An intruiging facility in SNMP is that it also permits setting of values over the protocol, and even to create instances in monitoring tables, which could have all sorts of side-effects. Imagine adding a hostname in your monitoring solution, and seeing it added to your DNS, webserver and so on. It is possible with SNMP, but mostly in theory. This is due to minimal attention for authentication. Still, if it was wrapped in a more secure protocol this might be a very interesting opportunity.

SNMP monitoring is an extensible system; it uses ASN.1 Object Identifiers to uniquely identify the so-called objects that can be monitored, and it is possible to define indexes; for instance, there is an OID for network interfaces, and a number can be added to iterate over multiple of them. Indeed, there is a facility called conceptual tables which presents information in such a format that it can be printed as tables, where rows reflect instances and columns reflect attributes, just like in the SQL database model.

The IETF has had a craze over SNMP for a while, but it stopped at some point; the aspects covered in RFCs roughly come down to networking and systems monitoring. There is a specification dealing with applications, but very little of the content of applications (mail queues, DNS zones, virtual web hosts, and so on) are supported by standard RFCs. This is often expanded by vendors who have created their own extensions.

In terms of SNMP, extensions define their structures in a MIB, which is an ASN.1 dialect that basically pins down OIDs and their use. The OIDs are the vital choice that makes SNMP extensible through these MIBs. IANA maintains a registry into which each private organisation can request an OID for their own use; for example, our ARPA2 project has been allocated 1.3.6.1.4.1.44469 so that any extension after that with dot-number pairs is our prerogative.

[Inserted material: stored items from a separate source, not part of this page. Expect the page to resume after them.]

struct RxAreaPlan {
    size_t new_cap = 0;
    bool keep_old = false;
    std::vector<uint8_t> to_slot0;
    bool moves() const
    {
        for (size_t s = 0; s < to_slot0.size(); ++s)
            if (to_slot0[s]) return true;
        return false;
    }
};

class RxFrameArea {
public:
    void init(size_t nstreams)
    {
        cap_ = 0;
        base_.assign(nstreams, 0); pending_.assign(nstreams, 0); open_.assign(nstreams, 0); count_.assign(nstreams, 0);
    }
    size_t streams() const { return base_.size(); }
    size_t cap() const { return cap_; }
    size_t slot(size_t s) const { return base_[s]; }
    const size_t *slots() const { return base_.data(); }
    uint64_t pending(size_t s) const { return pending_[s]; }
    bool open(size_t s) const { return open_[s] != 0; }
    uint16_t count(size_t s) const { return count_[s]; }
    size_t index(size_t s, size_t f = 0) const { return s * cap_ + base_[s] + f; }

    bool aligned() const
    {
        for (size_t s = 1; s < base_.size(); ++s)
            if (base_[s] != base_[0] || pending_[s] != pending_[0] || open_[s] != open_[0] || count_[s] != count_[0]) return false;
        return true;
    }

    RxAdvance advance(size_t s, size_t n_dec) const
    {
        RxAdvance a;
        const uint64_t total = pending_[s] + n_dec;
        a.done = (size_t)(total / RX_FRAME_SAMPLES);
        a.rest = total - (uint64_t)a.done * RX_FRAME_SAMPLES;
        a.first_new = open_[s] ? 1 : 0;
        a.started = (int)(a.done + (a.rest > 0 ? 1 : 0)) - a.first_new;
        a.idx0 = a.first_new ? RX_FRAME_SAMPLES - pending_[s] : 0;
        a.frame_count0 = (unsigned)count_[s] + (unsigned)a.first_new;
        return a;
    }

    RxAreaPlan plan(const size_t *done, size_t late_slot0, size_t window_multiple) const
    {
        RxAreaPlan p;
        const size_t S = base_.size();
        size_t need_max = 0;
        for (size_t s = 0; s < S; ++s) need_max = done[s] + 1 > need_max ? done[s] + 1 : need_max;
        bool hits_late = false;
        p.to_slot0.assign(S, 0);
        if (need_max > cap_) p.new_cap = window_multiple * need_max;
        else
            for (size_t s = 0; s < S; ++s) {
                if (base_[s] + done[s] + 1 <= cap_) continue;
                p.to_slot0[s] = 1;
                hits_late = hits_late || (late_slot0 != RX_NO_LATE && done[s] + 1 > late_slot0);
            }
        if (hits_late) p.new_cap = cap_;
        if (p.new_cap) {
            p.to_slot0.assign(S, 1);
            p.keep_old = late_slot0 != RX_NO_LATE;
        }
        return p;
    }
    RxAreaPlan replan() const
    {
        RxAreaPlan p;
        p.new_cap = cap_;
        p.to_slot0.assign(base_.size(), cap_ ? 1 : 0);
        return p;
    }
    void moved(const RxAreaPlan &p)
    {
        if (p.new_cap) cap_ = p.new_cap;
        for (size_t s = 0; s < base_.size(); ++s)
            if (p.to_slot0[s]) base_[s] = 0;
    }
    void commit(const size_t *done, const uint64_t *rest)
    {
        for (size_t s = 0; s < base_.size(); ++s) {
            base_[s] += done[s];
            pending_[s] = rest[s];
            open_[s] = rest[s] > 0 ? 1 : 0;
            count_[s] = (uint16_t)(count_[s] + done[s]);
        }
    }

    void reset(const uint8_t *mask)
    {
        for (size_t s = 0; s < base_.size(); ++s) {
            if (mask && !mask[s]) continue;
            pending_[s] = 0; open_[s] = 0; count_[s] = 0;
            if (!mask) base_[s] = 0;
        }
    }
    static bool importable(uint64_t pending, uint32_t open, uint32_t count)
    {
        return open <= 1 && pending < RX_FRAME_SAMPLES && (open || !pending) && count <= 0xffffu;
    }
    void import_stream(size_t s, uint64_t pending, uint32_t open, uint32_t count)
    {
        pending_[s] = pending; open_[s] = (uint8_t)open; count_[s] = (uint16_t)count;
    }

The tables that we mentioned are a bit special about SNMP, as they enable something very interesting, namely discovery of things to be monitored. First, if SNMP servers (the so-called agents) are run on their standard port, it is possible to scan the network for them. Second, within an SNMP agent it is possible to walk through the tree structure defined by the OIDs for objects that can be monitored. Or, based on the MIB for things to be monitored, it is possible to iterate over a table of things, such as a table of network interfaces. A smart monitoring system can do all of this automatically, when it is only provided with the MIBs to monitor.

Agents themselves follow a rather intelligent design; there is a master agent which communicates with remote peers, and which is the expert on the SNMP protocol; then there is a standard socket interface known as AgentX, to which local sub-agents can register to add their own detailed knowledge about applications.

Finally, a choice in the design of SNMP is that it polls with lossy packets. This means that an overfull network will not suffer under even more load due to SNMP, which is especially useful because that protocol may be more active on stressed networks, thus worsening the problem. Running SNMP over UDP therefore seems like the prudent choice for internal network monitoring.

The Bad

SNMP is particularly bad at authentication. It originally mentioned a word in plaintext by way of authentication; the SNMPv3 improves on this but has not been generally accepted as a result of the complications it brings. When monitoring on an internal network, this may not be a problem, and this is improved by firewalls, VLANs and VPNs. Still, it is an oversight in the original design that needs extra work to be remedied. In the ARPA2 project, we intend to experiment by wrapping SNMP frames into GSS-API frames, using the Kerberos5 mechanism to sustain encryption and mutual authentication.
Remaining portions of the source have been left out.